Stored data entries:
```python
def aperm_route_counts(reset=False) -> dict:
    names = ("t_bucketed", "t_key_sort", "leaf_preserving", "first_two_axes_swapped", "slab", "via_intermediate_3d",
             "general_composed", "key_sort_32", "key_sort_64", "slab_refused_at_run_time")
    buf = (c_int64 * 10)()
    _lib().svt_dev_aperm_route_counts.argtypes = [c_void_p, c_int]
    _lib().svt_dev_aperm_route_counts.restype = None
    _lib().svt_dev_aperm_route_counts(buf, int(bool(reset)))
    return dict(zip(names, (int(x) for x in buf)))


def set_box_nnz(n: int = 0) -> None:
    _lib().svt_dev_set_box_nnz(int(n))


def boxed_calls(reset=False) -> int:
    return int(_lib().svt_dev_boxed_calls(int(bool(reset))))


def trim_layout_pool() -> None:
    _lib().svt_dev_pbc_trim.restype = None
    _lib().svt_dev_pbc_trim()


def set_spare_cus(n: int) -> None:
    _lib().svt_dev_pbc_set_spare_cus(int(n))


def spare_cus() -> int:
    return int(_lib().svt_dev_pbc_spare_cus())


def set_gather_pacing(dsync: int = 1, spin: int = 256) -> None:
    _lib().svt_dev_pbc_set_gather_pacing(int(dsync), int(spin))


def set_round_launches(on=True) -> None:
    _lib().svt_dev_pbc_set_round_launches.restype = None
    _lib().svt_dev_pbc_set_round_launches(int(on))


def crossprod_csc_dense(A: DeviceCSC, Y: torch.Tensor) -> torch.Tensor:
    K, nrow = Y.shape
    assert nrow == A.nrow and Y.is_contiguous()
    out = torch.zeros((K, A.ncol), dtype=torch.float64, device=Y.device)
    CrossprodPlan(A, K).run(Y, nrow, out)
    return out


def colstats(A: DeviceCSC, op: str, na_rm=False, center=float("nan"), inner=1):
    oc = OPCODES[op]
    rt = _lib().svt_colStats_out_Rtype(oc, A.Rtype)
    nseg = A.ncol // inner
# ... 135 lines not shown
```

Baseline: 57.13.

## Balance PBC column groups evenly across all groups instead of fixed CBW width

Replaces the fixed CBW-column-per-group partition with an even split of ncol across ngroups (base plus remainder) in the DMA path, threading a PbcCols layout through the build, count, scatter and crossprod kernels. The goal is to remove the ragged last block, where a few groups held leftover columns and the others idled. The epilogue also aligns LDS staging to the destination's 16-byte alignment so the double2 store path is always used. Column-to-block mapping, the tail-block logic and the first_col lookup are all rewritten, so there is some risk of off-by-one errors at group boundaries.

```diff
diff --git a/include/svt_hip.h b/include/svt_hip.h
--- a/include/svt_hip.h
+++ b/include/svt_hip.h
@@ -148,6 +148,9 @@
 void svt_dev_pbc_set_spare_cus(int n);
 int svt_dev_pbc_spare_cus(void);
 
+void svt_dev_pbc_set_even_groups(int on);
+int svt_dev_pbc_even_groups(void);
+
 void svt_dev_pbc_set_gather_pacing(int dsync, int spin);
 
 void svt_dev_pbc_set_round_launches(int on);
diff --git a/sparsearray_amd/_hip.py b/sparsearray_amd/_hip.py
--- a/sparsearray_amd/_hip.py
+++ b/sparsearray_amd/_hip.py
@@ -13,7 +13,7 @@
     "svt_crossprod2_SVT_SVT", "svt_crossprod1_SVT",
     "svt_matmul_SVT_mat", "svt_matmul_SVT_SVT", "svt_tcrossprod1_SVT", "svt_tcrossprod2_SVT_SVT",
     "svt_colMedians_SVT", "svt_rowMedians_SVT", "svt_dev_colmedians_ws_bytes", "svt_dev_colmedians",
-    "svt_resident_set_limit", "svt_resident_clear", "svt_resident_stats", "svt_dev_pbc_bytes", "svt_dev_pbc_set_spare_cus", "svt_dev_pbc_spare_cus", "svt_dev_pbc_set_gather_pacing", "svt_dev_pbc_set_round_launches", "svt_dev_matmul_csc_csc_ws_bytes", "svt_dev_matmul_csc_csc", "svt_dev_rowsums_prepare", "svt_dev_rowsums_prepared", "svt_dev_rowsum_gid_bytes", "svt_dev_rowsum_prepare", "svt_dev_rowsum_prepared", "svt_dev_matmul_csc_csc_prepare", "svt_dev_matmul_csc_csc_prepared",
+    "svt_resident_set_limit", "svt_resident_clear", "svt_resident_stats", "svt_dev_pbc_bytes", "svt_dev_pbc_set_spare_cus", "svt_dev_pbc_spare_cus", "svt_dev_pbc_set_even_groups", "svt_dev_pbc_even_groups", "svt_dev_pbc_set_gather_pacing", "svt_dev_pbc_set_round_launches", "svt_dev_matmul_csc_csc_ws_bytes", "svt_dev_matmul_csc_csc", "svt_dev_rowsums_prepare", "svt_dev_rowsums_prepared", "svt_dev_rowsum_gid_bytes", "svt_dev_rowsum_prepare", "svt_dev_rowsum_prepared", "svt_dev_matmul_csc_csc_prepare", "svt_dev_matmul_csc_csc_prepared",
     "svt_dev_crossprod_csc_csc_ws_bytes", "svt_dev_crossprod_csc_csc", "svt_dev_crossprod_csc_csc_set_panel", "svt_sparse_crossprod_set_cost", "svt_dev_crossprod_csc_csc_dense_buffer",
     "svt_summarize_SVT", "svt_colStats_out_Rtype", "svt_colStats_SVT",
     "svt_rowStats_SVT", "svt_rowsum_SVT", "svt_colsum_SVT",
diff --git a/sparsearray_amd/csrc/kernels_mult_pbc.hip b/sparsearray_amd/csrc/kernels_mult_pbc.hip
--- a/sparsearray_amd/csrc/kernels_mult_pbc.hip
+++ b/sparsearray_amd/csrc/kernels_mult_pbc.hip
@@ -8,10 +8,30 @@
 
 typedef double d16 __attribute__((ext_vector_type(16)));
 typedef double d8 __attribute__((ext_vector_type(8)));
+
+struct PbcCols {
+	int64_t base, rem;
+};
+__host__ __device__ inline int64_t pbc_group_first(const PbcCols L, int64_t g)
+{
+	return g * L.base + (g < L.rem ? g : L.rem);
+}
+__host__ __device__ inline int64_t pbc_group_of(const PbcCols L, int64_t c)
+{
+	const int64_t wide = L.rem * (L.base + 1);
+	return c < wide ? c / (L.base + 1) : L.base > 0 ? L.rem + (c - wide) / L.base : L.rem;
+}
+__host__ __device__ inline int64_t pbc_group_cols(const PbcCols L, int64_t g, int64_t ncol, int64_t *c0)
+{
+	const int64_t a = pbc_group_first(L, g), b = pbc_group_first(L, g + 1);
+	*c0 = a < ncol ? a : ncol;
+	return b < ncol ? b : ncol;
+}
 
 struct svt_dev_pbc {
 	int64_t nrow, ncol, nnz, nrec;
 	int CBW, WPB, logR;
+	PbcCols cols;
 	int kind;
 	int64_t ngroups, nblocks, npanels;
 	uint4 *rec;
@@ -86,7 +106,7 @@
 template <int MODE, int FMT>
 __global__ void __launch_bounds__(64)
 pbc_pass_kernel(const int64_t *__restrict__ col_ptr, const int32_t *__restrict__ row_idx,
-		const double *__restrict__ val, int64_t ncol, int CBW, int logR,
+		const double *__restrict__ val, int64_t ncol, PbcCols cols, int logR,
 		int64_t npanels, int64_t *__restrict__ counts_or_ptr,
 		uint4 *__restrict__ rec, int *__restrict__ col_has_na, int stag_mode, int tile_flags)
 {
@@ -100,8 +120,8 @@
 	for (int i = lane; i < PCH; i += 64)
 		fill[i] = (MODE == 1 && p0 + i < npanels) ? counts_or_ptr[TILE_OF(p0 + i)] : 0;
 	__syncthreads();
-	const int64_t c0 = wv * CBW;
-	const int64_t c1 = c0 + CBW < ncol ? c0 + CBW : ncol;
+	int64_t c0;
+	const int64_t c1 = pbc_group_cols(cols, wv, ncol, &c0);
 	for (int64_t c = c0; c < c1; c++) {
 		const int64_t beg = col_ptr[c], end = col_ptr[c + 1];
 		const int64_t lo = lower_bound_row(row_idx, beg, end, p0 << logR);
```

Task item: All that is needed is the opening run of the data, given again exactly: please include every line from the first through the line with "## Balance PBC", both ends kept.

Solution to the exercise:
```python
def aperm_route_counts(reset=False) -> dict:
    names = ("t_bucketed", "t_key_sort", "leaf_preserving", "first_two_axes_swapped", "slab", "via_intermediate_3d",
             "general_composed", "key_sort_32", "key_sort_64", "slab_refused_at_run_time")
    buf = (c_int64 * 10)()
    _lib().svt_dev_aperm_route_counts.argtypes = [c_void_p, c_int]
    _lib().svt_dev_aperm_route_counts.restype = None
    _lib().svt_dev_aperm_route_counts(buf, int(bool(reset)))
    return dict(zip(names, (int(x) for x in buf)))


def set_box_nnz(n: int = 0) -> None:
    _lib().svt_dev_set_box_nnz(int(n))


def boxed_calls(reset=False) -> int:
    return int(_lib().svt_dev_boxed_calls(int(bool(reset))))


def trim_layout_pool() -> None:
    _lib().svt_dev_pbc_trim.restype = None
    _lib().svt_dev_pbc_trim()


def set_spare_cus(n: int) -> None:
    _lib().svt_dev_pbc_set_spare_cus(int(n))


def spare_cus() -> int:
    return int(_lib().svt_dev_pbc_spare_cus())


def set_gather_pacing(dsync: int = 1, spin: int = 256) -> None:
    _lib().svt_dev_pbc_set_gather_pacing(int(dsync), int(spin))


def set_round_launches(on=True) -> None:
    _lib().svt_dev_pbc_set_round_launches.restype = None
    _lib().svt_dev_pbc_set_round_launches(int(on))


def crossprod_csc_dense(A: DeviceCSC, Y: torch.Tensor) -> torch.Tensor:
    K, nrow = Y.shape
    assert nrow == A.nrow and Y.is_contiguous()
    out = torch.zeros((K, A.ncol), dtype=torch.float64, device=Y.device)
    CrossprodPlan(A, K).run(Y, nrow, out)
    return out


def colstats(A: DeviceCSC, op: str, na_rm=False, center=float("nan"), inner=1):
    oc = OPCODES[op]
    rt = _lib().svt_colStats_out_Rtype(oc, A.Rtype)
    nseg = A.ncol // inner
# ... 135 lines not shown
```

Baseline: 57.13.

## Balance PBC column groups evenly across all groups instead of fixed CBW width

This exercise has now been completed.